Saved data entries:

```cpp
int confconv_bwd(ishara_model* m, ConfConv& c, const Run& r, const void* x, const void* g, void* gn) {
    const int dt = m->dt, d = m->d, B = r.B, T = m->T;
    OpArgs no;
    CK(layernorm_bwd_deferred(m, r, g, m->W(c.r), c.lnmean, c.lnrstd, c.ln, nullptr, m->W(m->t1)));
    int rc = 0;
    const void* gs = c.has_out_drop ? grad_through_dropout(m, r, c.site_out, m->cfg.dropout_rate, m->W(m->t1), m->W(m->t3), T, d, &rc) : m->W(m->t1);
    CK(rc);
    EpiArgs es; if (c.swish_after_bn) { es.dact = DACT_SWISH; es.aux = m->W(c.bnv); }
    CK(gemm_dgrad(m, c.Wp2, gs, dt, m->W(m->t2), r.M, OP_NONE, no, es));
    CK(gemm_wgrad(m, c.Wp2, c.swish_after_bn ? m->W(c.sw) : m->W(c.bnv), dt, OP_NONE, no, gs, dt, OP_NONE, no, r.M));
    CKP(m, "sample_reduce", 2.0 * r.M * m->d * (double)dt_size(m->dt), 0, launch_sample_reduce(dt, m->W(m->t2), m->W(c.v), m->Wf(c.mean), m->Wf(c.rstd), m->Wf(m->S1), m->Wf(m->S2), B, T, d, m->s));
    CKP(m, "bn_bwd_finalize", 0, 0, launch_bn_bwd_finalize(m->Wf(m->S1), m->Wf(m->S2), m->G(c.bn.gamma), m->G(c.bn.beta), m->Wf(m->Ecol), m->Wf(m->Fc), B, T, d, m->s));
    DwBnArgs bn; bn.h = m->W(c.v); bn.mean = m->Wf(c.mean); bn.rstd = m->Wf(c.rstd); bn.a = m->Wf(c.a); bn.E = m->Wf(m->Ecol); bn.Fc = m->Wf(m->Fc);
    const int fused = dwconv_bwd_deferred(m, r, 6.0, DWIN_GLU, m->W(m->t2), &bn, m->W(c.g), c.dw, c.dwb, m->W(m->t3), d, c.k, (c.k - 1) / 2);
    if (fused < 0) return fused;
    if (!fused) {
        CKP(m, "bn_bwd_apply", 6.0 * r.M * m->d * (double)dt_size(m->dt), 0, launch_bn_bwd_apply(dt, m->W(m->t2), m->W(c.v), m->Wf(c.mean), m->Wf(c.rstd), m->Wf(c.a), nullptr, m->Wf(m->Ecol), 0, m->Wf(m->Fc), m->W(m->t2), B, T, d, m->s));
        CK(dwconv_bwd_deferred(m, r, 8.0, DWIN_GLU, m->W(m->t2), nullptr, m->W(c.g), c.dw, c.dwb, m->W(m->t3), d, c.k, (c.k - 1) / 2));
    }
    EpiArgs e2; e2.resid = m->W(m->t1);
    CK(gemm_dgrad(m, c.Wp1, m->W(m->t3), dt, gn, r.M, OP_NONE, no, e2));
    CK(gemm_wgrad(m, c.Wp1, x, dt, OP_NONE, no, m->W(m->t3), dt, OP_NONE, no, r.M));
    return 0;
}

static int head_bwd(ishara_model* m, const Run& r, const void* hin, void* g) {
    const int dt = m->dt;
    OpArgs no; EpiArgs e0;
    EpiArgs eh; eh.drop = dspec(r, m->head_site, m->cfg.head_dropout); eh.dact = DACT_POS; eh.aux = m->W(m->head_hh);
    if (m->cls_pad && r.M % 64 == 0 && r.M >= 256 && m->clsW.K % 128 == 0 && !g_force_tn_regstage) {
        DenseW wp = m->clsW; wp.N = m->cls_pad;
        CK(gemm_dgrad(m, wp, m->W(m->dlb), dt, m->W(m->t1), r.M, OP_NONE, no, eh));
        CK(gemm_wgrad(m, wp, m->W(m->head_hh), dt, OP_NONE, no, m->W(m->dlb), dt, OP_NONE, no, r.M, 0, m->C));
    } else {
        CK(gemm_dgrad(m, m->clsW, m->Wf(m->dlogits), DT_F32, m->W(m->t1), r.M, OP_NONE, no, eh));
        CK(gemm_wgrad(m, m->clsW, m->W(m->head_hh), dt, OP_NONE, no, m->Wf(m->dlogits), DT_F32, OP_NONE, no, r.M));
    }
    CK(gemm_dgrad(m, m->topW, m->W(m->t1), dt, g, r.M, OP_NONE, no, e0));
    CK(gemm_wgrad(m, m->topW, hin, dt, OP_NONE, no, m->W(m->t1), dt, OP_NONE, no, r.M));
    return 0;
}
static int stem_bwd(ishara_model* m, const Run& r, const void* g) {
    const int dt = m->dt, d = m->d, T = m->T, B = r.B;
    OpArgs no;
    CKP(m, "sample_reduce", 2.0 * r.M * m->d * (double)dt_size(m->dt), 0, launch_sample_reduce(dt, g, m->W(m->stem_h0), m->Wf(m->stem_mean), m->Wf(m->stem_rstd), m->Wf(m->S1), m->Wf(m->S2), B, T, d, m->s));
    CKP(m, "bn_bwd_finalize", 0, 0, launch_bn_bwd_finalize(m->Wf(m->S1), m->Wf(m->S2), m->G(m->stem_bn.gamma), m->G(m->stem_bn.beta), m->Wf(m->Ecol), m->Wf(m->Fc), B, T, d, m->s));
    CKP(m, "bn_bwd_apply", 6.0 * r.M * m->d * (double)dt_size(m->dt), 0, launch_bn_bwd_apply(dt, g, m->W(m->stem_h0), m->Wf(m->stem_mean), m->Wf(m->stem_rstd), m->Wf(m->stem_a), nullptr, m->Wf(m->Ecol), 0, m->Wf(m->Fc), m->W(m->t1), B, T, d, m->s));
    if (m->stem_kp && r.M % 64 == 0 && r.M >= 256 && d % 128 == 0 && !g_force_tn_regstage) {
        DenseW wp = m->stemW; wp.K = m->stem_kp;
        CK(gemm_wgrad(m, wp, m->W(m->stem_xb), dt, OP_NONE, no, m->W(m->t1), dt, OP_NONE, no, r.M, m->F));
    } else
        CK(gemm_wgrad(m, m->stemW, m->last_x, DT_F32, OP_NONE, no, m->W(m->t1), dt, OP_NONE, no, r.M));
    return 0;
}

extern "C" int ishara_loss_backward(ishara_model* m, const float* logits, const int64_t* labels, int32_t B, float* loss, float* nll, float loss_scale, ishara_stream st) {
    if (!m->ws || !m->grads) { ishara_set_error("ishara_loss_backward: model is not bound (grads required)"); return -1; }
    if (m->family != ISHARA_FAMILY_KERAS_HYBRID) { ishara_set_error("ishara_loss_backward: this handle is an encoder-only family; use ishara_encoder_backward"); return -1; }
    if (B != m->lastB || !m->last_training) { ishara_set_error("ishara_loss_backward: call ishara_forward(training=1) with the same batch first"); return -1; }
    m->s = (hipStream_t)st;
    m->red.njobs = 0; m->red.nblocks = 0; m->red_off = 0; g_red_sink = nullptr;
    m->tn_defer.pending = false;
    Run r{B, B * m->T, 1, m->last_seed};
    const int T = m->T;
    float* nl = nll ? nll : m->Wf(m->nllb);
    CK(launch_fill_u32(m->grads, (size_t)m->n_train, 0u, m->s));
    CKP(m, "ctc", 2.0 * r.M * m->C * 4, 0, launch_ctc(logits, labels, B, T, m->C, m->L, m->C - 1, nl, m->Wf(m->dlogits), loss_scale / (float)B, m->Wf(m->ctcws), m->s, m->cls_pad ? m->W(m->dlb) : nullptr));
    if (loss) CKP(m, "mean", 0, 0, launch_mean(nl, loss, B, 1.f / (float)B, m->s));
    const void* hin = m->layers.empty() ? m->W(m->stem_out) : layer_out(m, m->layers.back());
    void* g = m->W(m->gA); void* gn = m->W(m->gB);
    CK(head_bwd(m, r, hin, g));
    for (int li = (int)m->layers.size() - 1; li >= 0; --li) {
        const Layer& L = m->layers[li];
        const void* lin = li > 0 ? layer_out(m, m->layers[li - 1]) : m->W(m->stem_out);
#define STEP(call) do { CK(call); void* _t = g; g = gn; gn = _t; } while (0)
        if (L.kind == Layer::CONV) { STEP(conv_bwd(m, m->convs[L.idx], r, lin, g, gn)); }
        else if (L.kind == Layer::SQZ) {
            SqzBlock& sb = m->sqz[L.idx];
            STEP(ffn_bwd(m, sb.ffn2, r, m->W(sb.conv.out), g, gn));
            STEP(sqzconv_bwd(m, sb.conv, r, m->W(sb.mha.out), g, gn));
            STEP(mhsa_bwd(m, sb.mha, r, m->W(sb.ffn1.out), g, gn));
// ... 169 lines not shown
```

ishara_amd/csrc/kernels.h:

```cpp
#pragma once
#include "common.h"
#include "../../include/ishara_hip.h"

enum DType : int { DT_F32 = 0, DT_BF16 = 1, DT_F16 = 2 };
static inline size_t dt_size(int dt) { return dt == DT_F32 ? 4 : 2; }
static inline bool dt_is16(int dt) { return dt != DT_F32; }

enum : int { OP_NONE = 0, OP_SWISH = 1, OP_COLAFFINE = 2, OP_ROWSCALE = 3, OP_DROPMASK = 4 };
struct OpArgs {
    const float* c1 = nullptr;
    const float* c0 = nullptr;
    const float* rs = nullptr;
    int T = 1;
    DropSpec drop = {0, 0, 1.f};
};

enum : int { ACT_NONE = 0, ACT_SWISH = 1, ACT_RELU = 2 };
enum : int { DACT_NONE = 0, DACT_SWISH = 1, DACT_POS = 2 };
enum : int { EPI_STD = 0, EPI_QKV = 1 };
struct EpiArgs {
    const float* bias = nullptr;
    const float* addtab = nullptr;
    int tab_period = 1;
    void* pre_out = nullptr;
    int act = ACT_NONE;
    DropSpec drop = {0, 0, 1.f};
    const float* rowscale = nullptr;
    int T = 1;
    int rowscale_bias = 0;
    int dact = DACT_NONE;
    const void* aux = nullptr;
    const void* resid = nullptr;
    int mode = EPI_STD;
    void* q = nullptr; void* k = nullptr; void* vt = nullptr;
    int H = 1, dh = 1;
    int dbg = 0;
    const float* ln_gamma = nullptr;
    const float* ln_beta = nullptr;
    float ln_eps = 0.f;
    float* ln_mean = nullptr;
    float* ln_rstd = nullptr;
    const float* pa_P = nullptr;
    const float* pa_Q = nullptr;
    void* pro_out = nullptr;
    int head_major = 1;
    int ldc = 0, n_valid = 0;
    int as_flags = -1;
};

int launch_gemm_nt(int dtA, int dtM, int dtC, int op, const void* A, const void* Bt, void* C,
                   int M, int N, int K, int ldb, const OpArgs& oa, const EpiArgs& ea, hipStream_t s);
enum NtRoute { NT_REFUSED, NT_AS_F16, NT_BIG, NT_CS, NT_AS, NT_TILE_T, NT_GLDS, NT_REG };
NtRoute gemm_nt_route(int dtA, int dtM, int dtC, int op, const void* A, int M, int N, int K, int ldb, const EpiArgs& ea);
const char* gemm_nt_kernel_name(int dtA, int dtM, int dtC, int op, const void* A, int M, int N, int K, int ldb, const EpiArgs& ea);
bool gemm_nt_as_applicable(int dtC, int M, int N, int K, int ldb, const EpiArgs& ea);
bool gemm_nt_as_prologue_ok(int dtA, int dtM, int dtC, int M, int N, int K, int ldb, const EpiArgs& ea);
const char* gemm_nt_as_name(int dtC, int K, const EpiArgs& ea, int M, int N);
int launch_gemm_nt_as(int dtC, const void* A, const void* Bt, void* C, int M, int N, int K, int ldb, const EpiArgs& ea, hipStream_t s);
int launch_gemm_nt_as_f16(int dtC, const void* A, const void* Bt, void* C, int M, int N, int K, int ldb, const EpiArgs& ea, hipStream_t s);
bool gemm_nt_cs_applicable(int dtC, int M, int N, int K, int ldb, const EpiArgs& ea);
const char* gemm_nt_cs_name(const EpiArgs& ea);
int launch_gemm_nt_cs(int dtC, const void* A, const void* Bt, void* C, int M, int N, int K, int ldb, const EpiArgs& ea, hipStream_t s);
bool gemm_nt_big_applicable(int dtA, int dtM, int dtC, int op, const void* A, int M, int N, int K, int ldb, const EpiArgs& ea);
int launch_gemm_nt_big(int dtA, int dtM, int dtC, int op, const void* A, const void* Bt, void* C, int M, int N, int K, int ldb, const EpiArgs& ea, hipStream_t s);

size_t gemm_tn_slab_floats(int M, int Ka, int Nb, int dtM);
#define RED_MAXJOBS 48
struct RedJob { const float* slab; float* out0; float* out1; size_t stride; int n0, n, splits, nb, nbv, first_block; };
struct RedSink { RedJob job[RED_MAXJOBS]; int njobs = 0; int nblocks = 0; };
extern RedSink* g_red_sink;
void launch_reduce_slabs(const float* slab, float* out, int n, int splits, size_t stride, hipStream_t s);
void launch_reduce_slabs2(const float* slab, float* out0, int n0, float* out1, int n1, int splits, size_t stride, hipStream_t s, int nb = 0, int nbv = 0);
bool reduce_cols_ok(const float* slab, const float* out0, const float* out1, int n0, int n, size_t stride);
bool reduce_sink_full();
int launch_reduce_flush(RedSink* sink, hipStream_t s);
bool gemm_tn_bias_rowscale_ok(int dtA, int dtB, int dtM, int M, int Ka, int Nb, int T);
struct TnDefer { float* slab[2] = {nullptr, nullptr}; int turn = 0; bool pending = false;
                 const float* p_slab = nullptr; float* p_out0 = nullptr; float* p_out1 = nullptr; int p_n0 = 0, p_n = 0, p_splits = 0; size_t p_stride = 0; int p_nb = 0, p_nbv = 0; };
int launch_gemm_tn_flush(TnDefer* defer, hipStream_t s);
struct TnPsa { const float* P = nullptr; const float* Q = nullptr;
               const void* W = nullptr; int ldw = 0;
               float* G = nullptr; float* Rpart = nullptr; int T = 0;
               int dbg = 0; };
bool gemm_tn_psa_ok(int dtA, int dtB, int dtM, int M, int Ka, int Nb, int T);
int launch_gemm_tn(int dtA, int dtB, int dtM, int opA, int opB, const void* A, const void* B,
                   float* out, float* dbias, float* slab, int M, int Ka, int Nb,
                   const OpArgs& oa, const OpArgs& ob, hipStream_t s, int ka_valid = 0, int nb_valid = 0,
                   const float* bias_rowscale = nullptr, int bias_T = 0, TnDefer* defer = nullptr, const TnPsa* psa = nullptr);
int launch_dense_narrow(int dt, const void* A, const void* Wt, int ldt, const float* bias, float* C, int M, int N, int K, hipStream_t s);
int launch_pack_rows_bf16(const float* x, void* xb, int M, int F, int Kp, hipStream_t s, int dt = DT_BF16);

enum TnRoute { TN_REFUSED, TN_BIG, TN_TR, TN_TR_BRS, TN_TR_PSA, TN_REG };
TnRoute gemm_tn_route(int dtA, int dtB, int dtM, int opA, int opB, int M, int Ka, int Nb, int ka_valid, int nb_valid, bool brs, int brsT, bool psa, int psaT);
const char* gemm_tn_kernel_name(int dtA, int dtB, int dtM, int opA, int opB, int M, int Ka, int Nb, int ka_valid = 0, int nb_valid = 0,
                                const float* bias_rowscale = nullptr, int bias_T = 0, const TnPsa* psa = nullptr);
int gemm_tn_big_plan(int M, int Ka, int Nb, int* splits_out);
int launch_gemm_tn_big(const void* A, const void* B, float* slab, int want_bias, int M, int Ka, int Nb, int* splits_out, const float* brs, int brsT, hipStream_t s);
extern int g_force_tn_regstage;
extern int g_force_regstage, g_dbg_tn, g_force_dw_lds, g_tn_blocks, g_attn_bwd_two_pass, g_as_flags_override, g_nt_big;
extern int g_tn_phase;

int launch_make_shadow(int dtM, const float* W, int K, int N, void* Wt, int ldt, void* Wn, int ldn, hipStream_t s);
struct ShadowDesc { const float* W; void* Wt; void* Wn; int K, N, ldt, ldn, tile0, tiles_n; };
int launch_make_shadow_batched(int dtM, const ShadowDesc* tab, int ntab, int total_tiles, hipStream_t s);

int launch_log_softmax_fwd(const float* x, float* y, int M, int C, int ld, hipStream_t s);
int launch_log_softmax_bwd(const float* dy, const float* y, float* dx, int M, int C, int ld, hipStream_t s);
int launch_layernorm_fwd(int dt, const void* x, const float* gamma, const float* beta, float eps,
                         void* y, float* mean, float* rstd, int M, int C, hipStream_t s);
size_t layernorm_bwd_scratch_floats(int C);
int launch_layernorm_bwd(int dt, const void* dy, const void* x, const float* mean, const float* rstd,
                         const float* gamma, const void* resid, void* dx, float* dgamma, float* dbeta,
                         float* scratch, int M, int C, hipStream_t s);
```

WHAT THIS TASK INVOLVES:
All lines of the entries above where "topW" turns up should be reported.

WORKED SOLUTION:
    CK(gemm_dgrad(m, m->topW, m->W(m->t1), dt, g, r.M, OP_NONE, no, e0));
    CK(gemm_wgrad(m, m->topW, hin, dt, OP_NONE, no, m->W(m->t1), dt, OP_NONE, no, r.M));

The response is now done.